Wikipedia:Bots/Requests for approval/Zorglbot
- The following discussion is an archived debate. Please do not modify it. Subsequent comments should be made in a new section.
I am thinking of adding a function to Zorglbot, completely unrelated to what it does now, but need some help. Special:Shortpages is a very useful pages for finding pages that are unlikely to be real articles, or obvious candidates for speedy deletion which went through RC patrollers. Unfortunately, the page also include very short but legitimate pages, such as those blanked following a copyvio and containing only a {{copyvio}} template. Checking this articles manually takes much time, and is likely to be done by several editors. I'd like a bot to get the top entries in the list, parse each of the pages and indicate which are likely to be legitimate. An example of what I mean can be found at User:Schutz/Shortpages; please don't look too much at the awful colours, but basically, only pages on a white background are probably worth checking.
The requirements of the bot are as following: read the original page, retrieve all of the articles listed (except those already deleted), parse them locally and write the resulting table. So a few hundred pages read and one written.
The questions I have (in addition to a general approval, of course, and knowing if this is likely to be a performance problem) relate to the parameters of the page: how often should the list be updated (Special:Shortpages is cached; it has not been updated for 2 days, but I don't know how often it is updated) and how many articles should be queried. I spent quite a bit of time over the week-end going through the original lists (and tagging tens of article for speedy deletion), and noticed that most of the top 200 articles are already taken care of; getting the first 500 already provides work for a while.
Any comment or question welcome ! Schutz 20:14, 4 September 2006 (UTC)[reply]
- I forgot to mention that Special:Shortpages contains 1000 entries in total; ideally, the bot would request and parse all of them.
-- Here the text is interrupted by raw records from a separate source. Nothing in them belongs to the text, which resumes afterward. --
@@ -637,33 +638,19 @@
     const uint64_t tstart = tlast;
 #endif
     auto load_ggsw = [&](int gg, int tt) {
-        if constexpr (!KP) {
-            const uint32_t sb = (uint32_t)__builtin_amdgcn_readfirstlane(tt) * (3u * GG * 16u);
-#pragma unroll
-            for (int m = 0; m < E; ++m) {
-                gv[gg][0][m] =
-                    bsk_load(rs, lane_off, sb + 16u * (gg * GG + (uint32_t)(P * (K + 1) + P) * M + (uint32_t)m * T));
-#pragma unroll
-                for (int q = 0; q < K; ++q)
-                    gv[gg][1 + q][m] = bsk_load(
-                        rs, lane_off,
-                        sb + 16u * (gg * GG + (uint32_t)(other_row<K>(P, q) * (K + 1) + P) * M + (uint32_t)m * T));
-            }
+        const uint32_t sb = (uint32_t)__builtin_amdgcn_readfirstlane(tt) * (3u * GG * 16u);
+#pragma unroll
+        for (int m = 0; m < E; ++m) {
+            gv[gg][0][m] =
+                bsk_load(rs, lane_off, sb + 16u * (gg * GG + (uint32_t)(P * (K + 1) + P) * M + (uint32_t)m * T));
+#pragma unroll
+            for (int q = 0; q < K; ++q)
+                gv[gg][1 + q][m] = bsk_load(
+                    rs, lane_off,
+                    sb + 16u * (gg * GG + (uint32_t)(other_row<K>(P, q) * (K + 1) + P) * M + (uint32_t)m * T));
         }
     };
-    const __amdgpu_buffer_rsrc_t rk =
-        bsk_rsrc(KP ? kpre + (size_t)blockIdx.x * ((size_t)((n + 1) / 2) * (kpre_step_bytes<N, K>() / 16)) : bsk);
-    auto load_kp = [&](int tt) {
-        if constexpr (KP) {
-            const uint32_t sb = (uint32_t)__builtin_amdgcn_readfirstlane(tt) * kpre_step_bytes<N, K>();
-#pragma unroll
-            for (int r = 0; r <= K; ++r)
-#pragma unroll
-                for (int m = 0; m < E; ++m)
-                    kv[r][m] = bsk_load(rk, lane_off, sb + 16u * (uint32_t)(((P * (K + 1) + r) * E + m) * T));
-        }
-    };
-    constexpr int NPF = KP ? 0 : LAT ? (B > 1 ? FR_PAIR_PF : K == 1 ? FR_LAT_PF : FR_LAT_PF2) : 0;
+    constexpr int NPF = LAT ? (B > 1 ? FR_PAIR_PF : K == 1 ? FR_LAT_PF : FR_LAT_PF2) : 0;
     constexpr bool LATPF = NPF > 0;
     auto idle = [&](int t) {
         uint32_t z = 0;
@@ -671,7 +658,7 @@
         for (int b = 0; b < B; ++b) z |= abar[b * 1026 + 2 * t] | abar[b * 1026 + 2 * t + 1];
         return z == 0;
     };
-    if constexpr (LATPF || KP) {
+    if constexpr (LATPF) {
         for (int t = tid; t <= steps; t += NT) {
             int tt = t;
             while (tt < steps && idle(tt)) ++tt;
@@ -680,15 +667,14 @@
         __syncthreads();
         const int t0 = __builtin_amdgcn_readfirstlane((int)nxt[0]);
         for (int gg = 0; gg < NPF; ++gg) load_ggsw(gg, t0 < steps ? t0 : 0);
-        load_kp(t0 < steps ? t0 : 0);
     }
     for (int t = 0; t < steps; ++t) {
         if (idle(t)) continue;
         BR_STAMP(0);
         const uint32_t sbase = (uint32_t)__builtin_amdgcn_readfirstlane(t) * (3u * GG * 16u);
-        constexpr int G_TOP = !LAT || KP || B > 1 ? 3 : (NPF < 2 || K == 1) ? NPF : 3;
-        constexpr int G_L1 = !LAT || KP ? 3 : B > 1 ? NPF : G_TOP + 1 < 3 ? G_TOP + 1 : 3;
-        constexpr int G_L2 = !LAT || KP ? 3 : B > 1 ? (NPF + 1 < 3 ? NPF + 1 : 3) : G_TOP == 3 ? NPF : G_TOP + 2 < 3 ? G_TOP + 2 : 3;
+        constexpr int G_TOP = !LAT || B > 1 ? 3 : (NPF < 2 || K == 1) ? NPF : 3;
+        constexpr int G_L1 = !LAT ? 3 : B > 1 ? NPF : G_TOP + 1 < 3 ? G_TOP + 1 : 3;
+        constexpr int G_L2 = !LAT ? 3 : B > 1 ? (NPF + 1 < 3 ? NPF + 1 : 3) : G_TOP == 3 ? NPF : G_TOP + 2 < 3 ? G_TOP + 2 : 3;
         constexpr int PH_L1 = B > 1 ? FR_PAIR_LOAD : FR_LAT_LOAD1;
         constexpr int PH_L2 = B > 1 ? FR_PAIR_LOAD2 : FR_LAT_LOAD2;
         static_assert(G_L1 >= 3 || PH_L1 < G::NPH, "FR_PAIR_LOAD / FR_LAT_LOAD1 past the last forward phase");
@@ -714,7 +700,7 @@
                     for (int bb = 0; bb < NB; ++bb)
                         key_psi_base<N, PSIQ>(psi, h == 0 ? ei[b] : ej[b], Lb[bb], bre[b][h][bb], bim[b][h][bb]);
         };
-        if constexpr (LAT && B == 1 && !KP) psi_factors();
+        if constexpr (LAT && B == 1) psi_factors();
         double2 x[B][E];
 #pragma unroll
         for (int b = 0; b < B; ++b)
@@ -764,17 +750,11 @@
 #pragma unroll
                 for (int q = 0; q < K; ++q) oth[q] = orow_bl[q][b * BS + G::template at<XL>(G::template moff<LAST>(m))];
                 double kor, koi, kxr[K], kxi[K];
-                if constexpr (KP) {
-                    kor = kv[0][m].x, koi = kv[0][m].y;
-#pragma unroll
-                    for (int q = 0; q < K; ++q) kxr[q] = kv[1 + q][m].x, kxi[q] = kv[1 + q][m].y;
-                } else {
-                    const uint32_t sm = ((m & 1) << 1) | ((m >> 1) & 1);
-                    auto key_at = [&](int gg, int r) __attribute__((always_inline)) {
-                        return LAT ? gv[gg][r][LAT ? m : 0] : Bc[gg][r];
-                    };
-                    key_products<K>(bre[b], bim[b], m >> 2, ei[b], ej[b], sm, key_at, kor, koi, kxr, kxi);
-                }
+                const uint32_t sm = ((m & 1) << 1) | ((m >> 1) & 1);
+                auto key_at = [&](int gg, int r) __attribute__((always_inline)) {
+                    return LAT ? gv[gg][r][LAT ? m : 0] : Bc[gg][r];
+                };
+                key_products<K>(bre[b], bim[b], m >> 2, ei[b], ej[b], sm, key_at, kor, koi, kxr, kxi);
                 double zr, zi;
                 fft::cmul(own.x, own.y, kor, koi, zr, zi);
 #pragma unroll
@@ -791,11 +771,10 @@
                     for (int r = 0; r <= K; ++r) Bc[gg][r] = Bn[gg][r];
             }
         }
-        if constexpr (LATPF || KP) {
+        if constexpr (LATPF) {
             const int tn = __builtin_amdgcn_readfirstlane((int)nxt[t + 1]);
             __builtin_amdgcn_sched_barrier(0);
             for (int gg = 0; gg < NPF; ++gg) load_ggsw(gg, tn < steps ? tn : t);
-            load_kp(tn < steps ? tn : t);
             __builtin_amdgcn_sched_barrier(0);
         }
         BR_STAMP(3);
@@ -840,39 +819,29 @@
                    int n_gates, const double2* __restrict__ bsk, const double2* __restrict__ tw_g,
                    const double2* __restrict__ psi_g, const uint16_t* __restrict__ leaf_g, uint64_t* __restrict__ arena,
                    int slot_stride) {
-    fbr_rotate<N, K, E, LAT, B, false>(ks, ks_stride, n, gates, n_gates, bsk, tw_g, psi_g, leaf_g, arena, slot_stride,
-                                       nullptr);
-}
-template <int N, int K, int E, bool LAT, int B = 1>
-__global__ void __launch_bounds__((fbr_threads<N, K, E>()), (fbr_min_waves<N, K, E, LAT>()))
-k_blind_rotate_fft_kp(const uint64_t* __restrict__ ks, int ks_stride, int n, const DevGate* __restrict__ gates,
-                      int n_gates, const double2* __restrict__ tw_g, uint64_t* __restrict__ arena, int slot_stride,
-                      const double2* __restrict__ kpre) {
-    fbr_rotate<N, K, E, LAT, B, true>(ks, ks_stride, n, gates, n_gates, nullptr, tw_g, nullptr, nullptr, arena,
-                                      slot_stride, kpre);
-}
-
+    fbr_rotate<N, K, E, LAT, B>(ks, ks_stride, n, gates, n_gates, bsk, tw_g, psi_g, leaf_g, arena, slot_stride);
+}
 template <int N, int K, int E, bool LAT, int B = 1>
 __global__ void __launch_bounds__((fbr_threads<N, K, E>()), (fbr_min_waves<N, K, E, LAT>()))
 k_blind_rotate_fft_acc(const uint64_t* __restrict__ ks, int ks_stride, int n, const DevGate* __restrict__ gates,
                        int n_gates, const double2* __restrict__ bsk, const double2* __restrict__ tw_g,
                        const double2* __restrict__ psi_g, const uint16_t* __restrict__ leaf_g,
                        uint64_t* __restrict__ arena, int slot_stride, const uint64_t* __restrict__ sel) {
-    fbr_rotate<N, K, E, LAT, B, false, true>(ks, ks_stride, n, gates, n_gates, bsk, tw_g, psi_g, leaf_g, arena,
-                                             slot_stride, nullptr, sel);
+    fbr_rotate<N, K, E, LAT, B, true>(ks, ks_stride, n, gates, n_gates, bsk, tw_g, psi_g, leaf_g, arena, slot_stride,
+                                      sel);
 }
 
 template <int N>
 __global__ void __launch_bounds__(N / 8)
 k_key_products(const uint64_t* __restrict__ ks, int ks_stride, int n, int n_gates, const double2* __restrict__ bsk,
-               const double2* __restrict__ psi_g, double2* __restrict__ kpre) {
+               const double2* __restrict__ psi_g, double2* __restrict__ kpre, int t_off) {
     constexpr int K = 1, E = 4, M = N / 2, T = M / E;
     using G = FGeo<M, E>;
     static_assert(G::key_slot_matches_idx(), "the Fourier key's lane layout is the last-phase layout");
     constexpr int LAST = G::NPH - 1, LOG2N2 = G::LOG + 2;
     constexpr uint32_t GG = (uint32_t)(K + 1) * (K + 1) * M;
     __shared__ __attribute__((aligned(16))) double2 psi[N / 2];
-    const int tl = threadIdx.x, t = (int)blockIdx.x, P = (int)blockIdx.y;
+    const int tl = threadIdx.x, t = t_off + (int)blockIdx.x, P = (int)blockIdx.y;
     const int steps = (n + 1) / 2;
     for (int i = tl; i < N / 2; i += T) psi[psi_slot(i)] = psi_g[i];
     const __amdgpu_buffer_rsrc_t rs = bsk_rsrc(bsk);
@@ -888,7 +857,7 @@
         }
     const uint32_t Lb = (1u + 4u * (__brev((uint32_t)G::template idx<LAST>(tl, 0)) >> (32 - G::LOG))) & (uint32_t)(M - 1);
     __syncthreads();
-    for (int b = 0; b < n_gates; ++b) {
+    for (int b = (int)blockIdx.z; b < n_gates; b += (int)gridDim.z) {
         const uint64_t* in = ks + (size_t)b * ks_stride;
         const uint32_t ei = (uint16_t)mod_switch(in[2 * t], LOG2N2);
         const uint32_t ej = 2 * t + 1 < n ? (uint16_t)mod_switch(in[2 * t + 1], LOG2N2) : 0u;
@@ -908,6 +877,213 @@
         }
     }
 }
+
+template <int N>
+constexpr size_t kp_alone_lds() {
+    return 160 * 1024 - 4 * (size_t)N;
+}
+
+template <int N>
+constexpr size_t kp_acc_bytes() {
+    return 8 * 2 * (size_t)N;
+}
+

Schutz 06:44, 5 September 2006 (UTC)[reply]
- Approved for testing, up to 100 edits, post results when done. — xaosflux Talk 02:44, 7 September 2006 (UTC)[reply]
- I need to clarify something here; the bot does only 1 edit at each run, but it must request up to 1000 pages before that. When you say "up to 100 edits", do you really imply "100 edits, no restriction on the number of pages read" ? Just to be sure... Schutz 21:49, 7 September 2006 (UTC)[reply]
Ok, I have done a number of manual runs, and the bot is now scheduled to run every morning at 6:00 UTC (starting tomorrow). It reads the 1000 pages, with a 2 second pause between the pages, and write one summary page afterwards. People seem to be happy with the results, I'll let it run like that for the rest of the testing phase. Schutz 07:17, 12 September 2006 (UTC)[reply]
- Task approved. Voice-of-All 23:15, 22 September 2006 (UTC)[reply]
- The above discussion is preserved as an archive of the debate. Please do not modify it. Subsequent comments should be made in a new section.
- The following discussion is an archived debate. Please do not modify it. Subsequent comments should be made in a new section.
Zorglbot's current main function is to do housekeeping on Wikipedia:Copyright problems; I'd like to run a new script under the same username which would do similar tasks for Wikipedia:Templates for deletion: create a new subpage every day, and archive the discussions from the previous days. Should be pretty straightforward. Schutz 19:54, 5 September 2006 (UTC)[reply]
- Testing approved, 7-14 days, post results here. — xaosflux Talk 02:43, 7 September 2006 (UTC)[reply]
The bot has been running for the past few days (except this morning where the computer it runs on got turned off), and everything seems ok. I'll let it run like that for the next few days if there is no special comment. Schutz 07:18, 12 September 2006 (UTC)[reply]
- Approved; the bot shall run with a flag. Voice-of-All 23:15, 22 September 2006 (UTC)[reply]
- The above discussion is preserved as an archive of the debate. Please do not modify it. Subsequent comments should be made in a new section.